I express myself most of the time by sharing my experience. In conversations I put myself into is basically
a thought provoking. I love listening and giving a logical advices to the people I’m engaged with. I’m
giving an opinion in most sincere and honest way as possible that’s why whenever I notice something
wrong to a certain situation it’s hard to keep quiet but of course, with moderation because I don’t want
to hurt other’s feelings.

2. How do you see yourself?

I see myself as someone who’s highly skeptical to things. It’s hard to earn my trust but it’s easy to lose it.
Once someone lose my trust, I basically cut off ties to the person thereof. I hate confrontation unless I’m
provoked. I’m very private person but really friendly to the people who earned my trust. I’m a shoulder
that can cry on and always there whenever they need me. Mutualism is not a thing to me. I don’t mind if
the people who gained my trust never grant me any favor. I’m always be their side no matter what
happen as long as they don’t do any bad or illegal stuffs.

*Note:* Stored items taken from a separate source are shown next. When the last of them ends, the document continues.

template <typename T, int D, int M, bool SPIKE, bool RSTEP = false>
__global__ void __launch_bounds__(64) kf_chunk_lds_kernel(KfArgs<T> a, long L, RedSys<T> out) {
    using Cfg = KfChunkCfg<T, D, M, RSTEP>;
    extern __shared__ __attribute__((aligned(16))) char smem[];
    const int lane = threadIdx.x;
    const long total = a.B * a.P;
    const long id_raw = (long)blockIdx.x * 64 + lane;
    const bool valid = id_raw < total;
    const long id = valid ? id_raw : total - 1;
    const long s = id / a.P, c = id % a.P;
    const long nt = a.Tn - 1;
    const long tau0 = c * L;
    long len = nt - tau0;
    if (len > L) len = L;
    if (len < 0 || !valid) len = 0;
    constexpr int S = sizeof(T);

    const unsigned long long offA = (unsigned long long)(s * nt + tau0) * (D * D * S);
    const unsigned long long offb = (unsigned long long)(s * nt + tau0) * (D * S);
    const unsigned long long offH = (unsigned long long)(s * a.Tn + tau0 + 1) * (M * D * S);
    const unsigned long long offy = (unsigned long long)(s * a.Tn + tau0 + 1) * (M * S);
    const unsigned long long offR = (unsigned long long)(s * a.Tn + tau0 + 1) * (M * M * S);
    const unsigned long long offA0 = uniform64(offA), offb0 = uniform64(offb);
    const unsigned long long offH0 = uniform64(offH), offy0 = uniform64(offy), offR0 = uniform64(offR);
    const bool rowok = valid && len > 0;
    {
        unsigned* tab = reinterpret_cast<unsigned*>(smem);
        tab[Cfg::OFF_relA / 4 + lane] = rowok ? (unsigned)(offA - offA0) : MF_DMA_INVALID;
        tab[Cfg::OFF_relb / 4 + lane] = rowok ? (unsigned)(offb - offb0) : MF_DMA_INVALID;
        tab[Cfg::OFF_relH / 4 + lane] = rowok ? (unsigned)(offH - offH0) : MF_DMA_INVALID;
        tab[Cfg::OFF_rely / 4 + lane] = rowok ? (unsigned)(offy - offy0) : MF_DMA_INVALID;
        tab[Cfg::OFF_relR / 4 + lane] = rowok ? (unsigned)(offR - offR0) : MF_DMA_INVALID;
        if (lane < Cfg::StC::U) {
            unsigned g = 0;
            MF_UNROLL for (int cc = 0; cc < Cfg::StC::U; ++cc) if (lane == cc) g = (unsigned)Cfg::StC::global_offset(cc);
            tab[Cfg::OFF_gtabC / 4 + lane] = g;
        }
    }
    DmaStream<typename Cfg::StA> dA;
    DmaStream<typename Cfg::StC> dC;
    DmaStream<typename Cfg::Stb> db;
    DmaStream<typename Cfg::StH> dH;
    DmaStream<typename Cfg::Sty> dy;
    DmaStream<typename Cfg::StR> dR;
    unsigned long long pA = (unsigned long long)a.A + offA0, pC = (unsigned long long)a.cholQ + offA0;
    unsigned long long pb = (unsigned long long)a.b + offb0, pH = (unsigned long long)a.H + offH0;
    unsigned long long py = (unsigned long long)a.y + offy0;
    unsigned long long pR = (unsigned long long)a.Rinv + (RSTEP ? offR0 : 0ull);
    const unsigned long long eA = (unsigned long long)a.A + (unsigned long long)a.B * nt * (D * D * S);
    const unsigned long long eC = (unsigned long long)a.cholQ + (unsigned long long)a.B * nt * (D * D * S);
    const unsigned long long eb = (unsigned long long)a.b + (unsigned long long)a.B * nt * (D * S);
    const unsigned long long eH = (unsigned long long)a.H + (unsigned long long)a.B * a.Tn * (M * D * S);
    const unsigned long long ey = (unsigned long long)a.y + (unsigned long long)a.B * a.Tn * (M * S);
    const unsigned long long eR = (unsigned long long)a.Rinv + (RSTEP ? (unsigned long long)a.B * a.Tn * (M * M * S) : 0ull);
    const unsigned lds0 = (unsigned)(size_t)smem;

    Elim<T, D, SPIKE> E;
    E.init();
    LogAcc<T> laC;
    laC.init();
    T acc_yry = T(0), acc_ww = T(0);
    T Rsh[M * M];
    MF_UNROLL for (int i = 0; i < M * M; ++i) Rsh[i] = RSTEP ? (valid ? a.Rinv[(s * a.Tn) * M * M + i] : T(0)) : a.Rinv[i];
    if (valid && c == 0) {
        T C[D][D], Ci[D][D], mvec[D], w[D];
        load_lower<T, D>(a.cholP0 + s * D * D, C);
        load_vec<T, D>(a.mu0 + s * D, mvec);
        tri_inv_lower<T, D>(C, Ci, laC, E.bad);
        laC.renorm();
        trimul_lower_vec<T, D>(Ci, mvec, w);
        acc_ww += dot_self<T, D>(w);
        trimulT_self_lower<T, D>(Ci, E.Phi);
        trimulT_lower_vec<T, D>(Ci, w, E.t);
        acc_yry += Obs<T, D, M>::apply(a.H + (s * a.Tn) * M * D, a.y + (s * a.Tn) * M, Rsh, M, E.Phi, E.t);
    }

    long nsteps = len;
    MF_UNROLL for (int off = 32; off > 0; off >>= 1) {
        const long o = __shfl_xor((long long)nsteps, off);
        nsteps = o > nsteps ? o : nsteps;
    }
    nsteps = __builtin_amdgcn_readfirstlane((int)nsteps);
    asm volatile("s_waitcnt vmcnt(0) lgkmcnt(0)" ::: "memory");
#ifdef MF_EXPERIMENT
    if (a.debug & 8) {
        dA.pack_base = (unsigned)__builtin_amdgcn_readfirstlane((int)(unsigned)pA);
        dC.pack_base = (unsigned)__builtin_amdgcn_readfirstlane((int)(unsigned)pC);
    }
#endif
    dA.init(smem, lane, Cfg::OFF_relA, 0);
    dC.init(smem, lane, Cfg::OFF_relA, Cfg::OFF_gtabC, (unsigned)pC);
    db.init(smem, lane, Cfg::OFF_relb, 0);
    dH.init(smem, lane, Cfg::OFF_relH, 0);
    dy.init(smem, lane, Cfg::OFF_rely, 0);
    if (RSTEP) dR.init(smem, lane, Cfg::OFF_relR, 0);
    asm volatile("s_waitcnt lgkmcnt(0)" ::: "memory");
    using HC = typename Cfg::StC::HC;
    constexpr int NTAIL = Cfg::StC::NT, CPER = NTAIL > 0 ? HC::PERIOD : 1, UEL = Cfg::StC::UNIT / S;
    const unsigned cbits = NTAIL > 0 ? HC::consumer_bits((unsigned)((unsigned long long)a.cholQ + offA)) : 0u;
    T cv[NTAIL > 0 ? NTAIL : 1][UEL];
    MF_UNROLL for (int t = 0; t < (NTAIL > 0 ? NTAIL : 1); ++t) MF_UNROLL for (int k = 0; k < UEL; ++k) cv[t][k] = T(0);

    const RowReader<T, typename Cfg::StA> rA(smem, Cfg::OFF_A, lane);
    const RowReader<T, typename Cfg::StC> rC(smem, Cfg::OFF_C, lane);
    const RowReader<T, typename Cfg::Stb> rb(smem, Cfg::OFF_b, lane);
    const RowReader<T, typename Cfg::StH> rH(smem, Cfg::OFF_H, lane);
    const RowReader<T, typename Cfg::Sty> ry(smem, Cfg::OFF_y, lane);
    const RowReader<T, typename Cfg::StR> rR(smem, Cfg::OFF_R, lane);

    using Pump = KfPump<Cfg>;

    if (nsteps > 0) {
        Pump p0{dA, dC, db, dH, dy, dR, make_srd(pA, eA, a.debug), make_srd(pC, eC, a.debug | ((a.debug >> 2) & 1)),
                make_srd(pb, eb, a.debug | ((a.debug >> 1) & 1)), make_srd(pH, eH, a.debug | ((a.debug >> 1) & 1)),
                make_srd(py, ey, a.debug | ((a.debug >> 1) & 1)), make_srd(pR, eR, a.debug | ((a.debug >> 1) & 1)), lds0, true};
        p0.template all<0>();
    }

3. How much do you know yourself?

People discover things as they grow up. The logic is the same in terms of personality. I know myself by
coping up to challenges and see how do I tolerate this and that. As of now, I know my capabilities and
limitations as a 20 years old student who still lives in the roof of her parents. Also, when it comes to
solving life problems, I tend to assess things and just apply it in life and learned to let go any grudges to
people because it’s a baggage that’s so heavy to carry.

4. How much do others know you?

People often see me as a funny and friendly person. Despite of the challenges I’m into, I always to
choose to be happy and lift my head high. I was diagnosed last year in Epilepsy disorder. I’m currently
taking maintenance medication to prevent permanent brain damage and also unexpected death when
my seizure triggered. Despite having this disorder, life must goes on. Death is unpredictable and certain
at the same time it is not recommended to be drowned on sadness for a long time.